Le HCR rappelle d’ailleurs qu’un retour durable suppose que les causes profondes du déplacement soient suffisamment traitées et que la paix permette aux personnes de vivre sans être contraintes de repartir.

Bénin, Ghana et Togo : la responsabilité des pays d’accueil

Dans ce contexte, l’attitude du Bénin, du Ghana et du Togo apparaît comme un élément important du dispositif régional. En accueillant des populations contraintes de fuir, ces trois pays ont assumé une responsabilité humanitaire lourde, malgré leurs propres défis sécuritaires et économiques.

L’accord signé à Lomé permet justement de ne pas opposer accueil et retour. Il donne aux pays concernés un cadre pour préparer l’avenir tout en maintenant le principe de volontariat.

C’est aussi un signal de coopération régionale. Les pays du Golfe de Guinée sont directement exposés aux conséquences de la crise sahélienne. Les mouvements de populations ne s’arrêtent pas aux frontières et nécessitent donc une coordination entre États, organisations internationales et communautés locales.

Le Bénin, le Ghana et le Togo peuvent ainsi être considérés non seulement comme des pays voisins du Burkina Faso, mais aussi comme des acteurs de la réponse régionale à la crise.

Une signature, mais pas encore un retour

Les accords de Lomé constituent donc davantage une feuille de route qu’un calendrier de rapatriement. Leur efficacité dépendra de la manière dont ils seront appliqués et, surtout, des conditions qui prévaudront au Burkina Faso.

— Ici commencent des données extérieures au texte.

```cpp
template <class Arch, class P>
__global__ void __launch_bounds__(64 * P::WAVES, P::WPS) fused_fwd(const FusedArgs a) {
  constexpr int kWaves = P::WAVES;
  constexpr int kBlkFrags = P::BLK, kRing = P::RING, kFusedLds = fused_lds<P>();
  (void)kFusedLds;
  extern __shared__ __attribute__((aligned(16))) unsigned char smem[];
  using G = Geo<Arch, P>;
  using frag = typename P::frag;
  using Item = typename G::Item;
  constexpr int L = G::L, CT = P::CT, EPI = P::EPI, FPI = P::FPI, IPT = G::IPT;
  constexpr int KSM = G::ks_max();
#ifndef V21_FUSED_D
#define V21_FUSED_D 2
#endif
#ifndef V21_FUSED_SPREAD
#define V21_FUSED_SPREAD 0
#endif
  constexpr int D = P::DEPTH;
  constexpr bool SPREAD = (V21_FUSED_SPREAD != 0) || spread_of<P>::value;
  constexpr int TOTAL = G::total();
  constexpr int NOUT = G::dim(L);
  constexpr int NCH = CT * 8;
  static_assert(G::act(L - 1) == 0, "output layer must be linear");
  static_assert(G::nt_of(L - 1) == 1 || G::ks_of(L - 1) > P::DEPTH, "output layer: too few k-steps per tile for the aux double buffer");
  static_assert(D <= kBlkFrags, "read-ahead must stay within one block");

  const int lane = threadIdx.x & 63;
  const int wave = __builtin_amdgcn_readfirstlane(threadIdx.x >> 6);
  const int r = lane & 31, h = lane >> 5;
  unsigned long long clk_t0 = 0, clk_r0 = 0;
  if constexpr (clk_of<P>::value) {
    asm volatile("s_memtime %0\n\ts_memrealtime %1\n\ts_waitcnt lgkmcnt(0)" : "=s"(clk_t0), "=s"(clk_r0)::"memory");
  }
  const long long wg_row0 = (long long)blockIdx.x * (kWaves * CT * 32);
  const long long row0 = wg_row0 + wave * (CT * 32);

  constexpr bool LNL = lnl_of<P>::value;
  constexpr int NTO = G::nt_of(L - 1), NTL = LNL ? NTO : 1;
  float lnl_x[NTL];
  unsigned lnl_live = 0;
  float lnl_d = 0.f, lnl_w = 0.f;
  f32x16 lnl_acc;
  static_assert(!LNL || (CT == 1 && NTO <= 32), "ln L variant: one column tile per wave, at most 32 output tiles");
  auto lnl_lane = [&]() __attribute__((always_inline)) {
    return (int)__builtin_amdgcn_mbcnt_hi(~0u, __builtin_amdgcn_mbcnt_lo(~0u, 0u));
  };
  auto lnl_pair = [&](float x, float& d, float& w) __attribute__((always_inline)) {
    const unsigned u = __builtin_bit_cast(unsigned, x);
    const auto p2 = __builtin_amdgcn_permlane32_swap(u, u, false, false);
    d = __builtin_bit_cast(float, (unsigned)p2[0]);
    w = __builtin_bit_cast(float, (unsigned)p2[1]);
  };
  auto lnl_load = [&]() __attribute__((always_inline)) {
    const int ln = lnl_lane(), lr = ln & 31;
    const unsigned drow = (a.lnl_wg0 + blockIdx.x) / a.lnl_wgpd;
    const float* src = (ln >> 5) ? a.lnl_w : a.lnl_d + (long long)drow * a.lnl_ld;
    static_for<NTO>([&](auto nt_) __attribute__((always_inline)) {
      constexpr int nt = decltype(nt_)::value;
      float v = 0.f;
      if (32 * nt + 31 < NOUT || 32 * nt + lr < NOUT) v = src[32 * nt + lr];
      lnl_x[nt] = v;
    });
  };
  auto lnl_pin = [&]() __attribute__((always_inline)) {
    static_for<NTO>([&](auto nt_) __attribute__((always_inline)) {
      constexpr int nt = decltype(nt_)::value;
      asm volatile("" : "+v"(lnl_x[nt]));
      float d, w;
      lnl_pair(lnl_x[nt], d, w);
      lnl_live |= (w != 0.f ? 1u : 0u) << nt;
    });
#pragma unroll
    for (int i = 0; i < 16; ++i) lnl_acc[i] = 0.f;
  };
  constexpr int LNL_S_LOAD = G::tile_base(L - 1, 0);
  constexpr int LNL_C_PIN = G::tile_base(L - 1, 0) + 1;

  unsigned bufA[CT][KSM][4], bufB[CT][KSM][4];

  {
    constexpr int K0 = G::dim(0);
    static_for<CT>([&](auto ct_) __attribute__((always_inline)) {
      constexpr int ct = decltype(ct_)::value;
      const long long row = row0 + ct * 32 + r;
      const bool ok = row < a.n_rows;
      const float* xr = a.x + (ok ? row : 0) * a.ldx;
      static_for<G::ks_of(0)>([&](auto ks_) __attribute__((always_inline)) {
        constexpr int ks = decltype(ks_)::value;
        float v[EPI];
        static_for<EPI>([&](auto e_) __attribute__((always_inline)) {
          constexpr int e = decltype(e_)::value;
          constexpr int f0 = FPI * ks + 8 * (e >> 2) + (e & 3);
          constexpr int f1 = f0 + 4;
          float t = 0.f;
          if constexpr (f0 < K0) {
            const bool valid = ok && (h == 0 || f1 < K0);
            if (valid) {
              t = xr[f0 + 4 * h];
              if (a.in_transform) {
                constexpr int g1 = f1 < 8 ? f1 : 7;
                constexpr int g0 = f0 < 8 ? f0 : 7;
                const double zf = h ? a.tin.zero_floor[g1] : a.tin.zero_floor[g0];
                const int lm = h ? a.tin.log_mask[g1] : a.tin.log_mask[g0];
                const double lo = h ? a.tin.lo[g1] : a.tin.lo[g0];
                const double sp = h ? a.tin.span[g1] : a.tin.span[g0];
                t = par_transform_f32(t, lm, zf, lo, sp);
              }
            }
          }
          v[e] = t;
        });
#pragma unroll
        for (int wd = 0; wd < 4; ++wd) {
          if constexpr (EPI == 8) bufA[ct][ks][wd] = P::pack2(v[2 * wd], v[2 * wd + 1]);
          else bufA[ct][ks][wd] = __builtin_bit_cast(unsigned, v[wd]);
        }
      });
    });
  }

  static_for<kRing>([&](auto b) __attribute__((always_inline)) {
    issue_block<G, decltype(b)::value>(a.stream, smem, wave, lane);
  });

  long long wg_rows = a.n_rows - wg_row0;
  if (wg_rows > kWaves * CT * 32) wg_rows = kWaves * CT * 32;
  if (wg_rows < 0) wg_rows = 0;
  const unsigned out_bytes = (unsigned)(wg_rows * a.ldy * 4);
  __amdgpu_buffer_rsrc_t orsrc =
      __builtin_amdgcn_make_buffer_rsrc((void*)(a.y + wg_row0 * a.ldy), 0, out_bytes, 0x00020000);
  const unsigned ldy_b = (unsigned)a.ldy * 4u;
  const unsigned ovoff = (unsigned)(wave * (CT * 32) + 4 * h) * ldy_b + (unsigned)r * 4u;

  frag q[D + 1];
  f32x16 auxb[2];
  f32x16 acc[2][CT];

  auto epilogue_chunk = [&](auto g_, auto c_) __attribute__((always_inline)) {
    constexpr int GT = decltype(g_)::value;
    constexpr int c = decltype(c_)::value;
    constexpr Item t = G::tile_at(GT);
    constexpr int l = t.l, nt = t.nt;
    constexpr int ct = c / 8, pr = c % 8;
    if constexpr (l < L - 1) {
      constexpr int item = IPT * nt + (2 * pr) / EPI, e0 = (2 * pr) % EPI;
      if constexpr (item < G::ks_of(l + 1)) {
        auto& out = (l & 1) ? bufA : bufB;
        const float x0 = acc[GT & 1][ct][2 * pr], x1 = acc[GT & 1][ct][2 * pr + 1];
        if constexpr (EPI == 8) {
          unsigned w = P::pack2(x0, x1);
          if constexpr (G::act(l) != 0) {
            const i16x2 z = {0, 0};
            w = __builtin_bit_cast(unsigned, __builtin_elementwise_max(__builtin_bit_cast(i16x2, w), z));
          }
          out[ct][item][e0 / 2] = w;
        } else {
          int b0 = __builtin_bit_cast(int, x0), b1 = __builtin_bit_cast(int, x1);
          if constexpr (G::act(l) != 0) { b0 = max(b0, 0); b1 = max(b1, 0); }
          out[ct][item][e0] = (unsigned)b0;
          out[ct][item][e0 + 1] = (unsigned)b1;
        }
      }
    } else {
      const float obias = auxb[GT & 1][0], omean = auxb[GT & 1][1] * a.out_mean_scale;
      unsigned voff = ovoff + (unsigned)(32 * nt) * 4u;
      if (32 * nt + r >= NOUT) voff = 0xFFFFFFF0u;
      if constexpr (LNL && pr == 0) lnl_pair(lnl_x[nt], lnl_d, lnl_w);
#pragma unroll
      for (int u = 0; u < 2; ++u) {
        const int i = 2 * pr + u;
        const unsigned soff = (unsigned)(ct * 32 + (i & 3) + 8 * (i >> 2)) * ldy_b;
        float y;
        if constexpr (EPI == 8) {
          y = __builtin_fmaf(acc[GT & 1][ct][i], a.out_std, __builtin_fmaf(obias, a.out_std, omean));
        } else {
          y = (acc[GT & 1][ct][i] + obias) * a.out_std + omean;
        }
        if constexpr (LNL) {
          const float res = lnl_d - y, wr = lnl_w * res;
          const float sum = __builtin_fmaf(wr, res, lnl_acc[i]);
          lnl_acc[i] = ((lnl_live >> nt) & 1u) ? sum : lnl_acc[i];
        } else {
          __builtin_amdgcn_raw_buffer_store_b32(__builtin_bit_cast(unsigned, y), orsrc, voff, soff, 0);
        }
      }
    }
  };
  auto epilogue_range = [&](auto g_, auto lo_, auto hi_) __attribute__((always_inline)) {
    constexpr int LO = decltype(lo_)::value, HI = decltype(hi_)::value;
    static_for<(HI > LO ? HI - LO : 0)>([&](auto k) __attribute__((always_inline)) {
      epilogue_chunk(g_, std::integral_constant<int, LO + decltype(k)::value>{});
    });
  };
  auto operand = [&](auto& buf, int ct, int ks) __attribute__((always_inline)) {
    const u32x4 wds = {buf[ct][ks][0], buf[ct][ks][1], buf[ct][ks][2], buf[ct][ks][3]};
    return __builtin_bit_cast(frag, wds);
  };

  static_for<TOTAL + D>([&](auto s_) __attribute__((always_inline)) {
    constexpr int S = decltype(s_)::value;
    if constexpr (S < TOTAL) {
      ring_boundary<G, CT, D, S, SPREAD>(a.stream, smem, wave, lane, a.dbg);
      if constexpr (LNL && S == LNL_S_LOAD) lnl_load();
      if constexpr (SPREAD && S / kBlkFrags >= 2) {
        constexpr int Bc = S / kBlkFrags, o = S % kBlkFrags;
#ifndef V21_SP_PHASE
#define V21_SP_PHASE 3
#endif
        if constexpr (o % G::WAVES == V21_SP_PHASE % G::WAVES)
          issue_piece<G, Bc + kRing - 2, o / G::WAVES>(a.stream, smem, wave, lane);
      }
      constexpr Item it = G::item_at(S);
      if constexpr (it.ks >= 0) {
        q[S % (D + 1)] = *(const frag*)frag_ptr<G, S>(smem, lane);
      } else {
        constexpr int GT = G::gtile(it.l, it.nt);
        const unsigned char* aux = frag_ptr<G, S>(smem, 0);
        if constexpr (it.l < L - 1) {
          const f32x4* bp = (const f32x4*)(aux + h * 64);
#pragma unroll
          for (int qd = 0; qd < 4; ++qd) {
            const f32x4 t = bp[qd];
            auxb[GT & 1][4 * qd + 0] = t[0]; auxb[GT & 1][4 * qd + 1] = t[1];
            auxb[GT & 1][4 * qd + 2] = t[2]; auxb[GT & 1][4 * qd + 3] = t[3];
          }
        } else {
          auxb[GT & 1][0] = ((const float*)aux)[r];
          auxb[GT & 1][1] = ((const float*)aux)[32 + r];
        }
      }
    }
    if constexpr (S >= D) {
      constexpr int C = S - D;
      constexpr Item it = G::item_at(C);
      if constexpr (LNL && C == LNL_C_PIN) lnl_pin();
      if constexpr (it.ks >= 0) {
        constexpr int GT = G::gtile(it.l, it.nt);
        constexpr int GP = GT > 0 ? GT - 1 : 0;
        constexpr int CPK = G::chunks_per_kstep(GP, NCH);
        constexpr bool whole_first = (GT > 0) && (G::spread_limit(GP) == 0);
        if constexpr (whole_first && it.ks == 0) {
          epilogue_range(std::integral_constant<int, GP>{}, std::integral_constant<int, 0>{},
                         std::integral_constant<int, NCH>{});
        }
#ifdef V21_FUSED_STAMP
        if constexpr (it.ks == 0) {
          unsigned long long t; asm volatile("s_memtime %0\n\ts_waitcnt lgkmcnt(0)" : "=s"(t)::"memory");
          ((unsigned long long*)(smem + kFusedLds))[wave * 512 + 128 + GT] = t; }
#endif
        auto& in = (it.l & 1) ? bufB : bufA;
        const frag w = q[C % (D + 1)];
#pragma unroll
        for (int ct = 0; ct < CT; ++ct) {
          f32x16 c0;
          if constexpr (it.ks == 0) {
            if constexpr (it.l < L - 1) c0 = auxb[GT & 1];
            else
#pragma unroll
              for (int i = 0; i < 16; ++i) c0[i] = 0.f;
          } else {
            c0 = acc[GT & 1][ct];
          }
          acc[GT & 1][ct] = P::template mfma<(it.l == L - 1)>(w, operand(in, ct, it.ks), c0);
        }
        if constexpr (GT > 0 && !whole_first) {
          constexpr int lo = it.ks * CPK < NCH ? it.ks * CPK : NCH;
          constexpr int hi = (it.ks + 1) * CPK < NCH ? (it.ks + 1) * CPK : NCH;
          epilogue_range(std::integral_constant<int, GP>{}, std::integral_constant<int, lo>{},
                         std::integral_constant<int, hi>{});
        }
      }
    }
  });
  epilogue_range(std::integral_constant<int, G::n_tiles() - 1>{}, std::integral_constant<int, 0>{},
                 std::integral_constant<int, NCH>{});
  if constexpr (LNL) {
    float v[16];
#pragma unroll
    for (int i = 0; i < 16; ++i) v[i] = lnl_acc[i];
    const int ln = lnl_lane(), lr = ln & 31, lh = ln >> 5;
    auto xlane = [&](float x, int m) __attribute__((always_inline)) {
      return __builtin_bit_cast(float, __builtin_amdgcn_ds_bpermute((ln ^ m) << 2, __builtin_bit_cast(int, x)));
    };
    static_for<4>([&](auto s_) __attribute__((always_inline)) {
      constexpr int c = 8 >> decltype(s_)::value, m = 16 >> decltype(s_)::value;
      const bool up = (lr & m) != 0;
#pragma unroll
      for (int j = 0; j < c; ++j) {
        const float keep = up ? v[c + j] : v[j], send = up ? v[j] : v[c + j];
        v[j] = keep + xlane(send, m);
      }
    });
    const float total = v[0] + xlane(v[0], 1);
    const int i = lr >> 1;
    const unsigned row = (unsigned)(wave * 32 + (i & 3) + 8 * (i >> 2) + 4 * lh);
    const unsigned loff = (lr & 1) ? 0xFFFFFFF0u : row * 4u;
    __builtin_amdgcn_raw_buffer_store_b32(__builtin_bit_cast(unsigned, -0.5f * total), orsrc, loff, 0, 0);
  }
  if constexpr (clk_of<P>::value) {
    unsigned long long t1, r1;
    unsigned xcc, hwid;
    asm volatile("s_memtime %0\n\ts_memrealtime %1\n\ts_getreg_b32 %2, hwreg(HW_REG_XCC_ID)\n\ts_getreg_b32 %3, hwreg(HW_REG_HW_ID)\n\ts_waitcnt lgkmcnt(0)"
                 : "=s"(t1), "=s"(r1), "=s"(xcc), "=s"(hwid)::"memory");
    if (a.dbg && wave == 0 && lane == 0) {
      unsigned long long* gd = a.dbg + (size_t)blockIdx.x * 5;
      gd[0] = clk_t0; gd[1] = clk_r0; gd[2] = t1; gd[3] = r1; gd[4] = (unsigned long long)(xcc & 0xF) | ((unsigned long long)hwid << 8);
    }
  }
#ifdef V21_FUSED_STAMP
  if (a.dbg) {
    unsigned long long t; asm volatile("s_memtime %0\n\ts_waitcnt lgkmcnt(0)" : "=s"(t)::"memory");
    unsigned long long* sd = (unsigned long long*)(smem + kFusedLds) + wave * 512;
    sd[127] = t;
    __builtin_amdgcn_s_waitcnt(0xC07F);
    unsigned long long* gd = a.dbg + ((size_t)blockIdx.x * kWaves + wave) * 512;
#pragma unroll
    for (int k = 0; k < 8; ++k) gd[64 * k + lane] = sd[64 * k + lane];
  }
#endif
}

}
```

Le message adressé aux réfugiés est clair : leur retour devra être volontaire et intervenir lorsque les conditions de sécurité et de dignité seront réunies. Cette prudence est d’autant plus importante que le contexte burkinabè demeure marqué par les violences armées et par les accusations d’exactions visant plusieurs acteurs du conflit.

Pour le Bénin, le Ghana et le Togo, l’enjeu est désormais double : continuer à protéger ceux qui ont besoin d’asile tout en préparant, avec le HCR et les autorités burkinabè, les conditions d’un éventuel retour.

Car un réfugié ne rentre véritablement chez lui que lorsqu’il peut y vivre en sécurité. Le véritable succès des accords de Lomé ne se mesurera donc pas au nombre de personnes reconduites vers le Burkina Faso, mais au nombre de personnes capables de rentrer librement, de retrouver leurs communautés et d’y reconstruire leur vie sans être contraintes de fuir une nouvelle fois.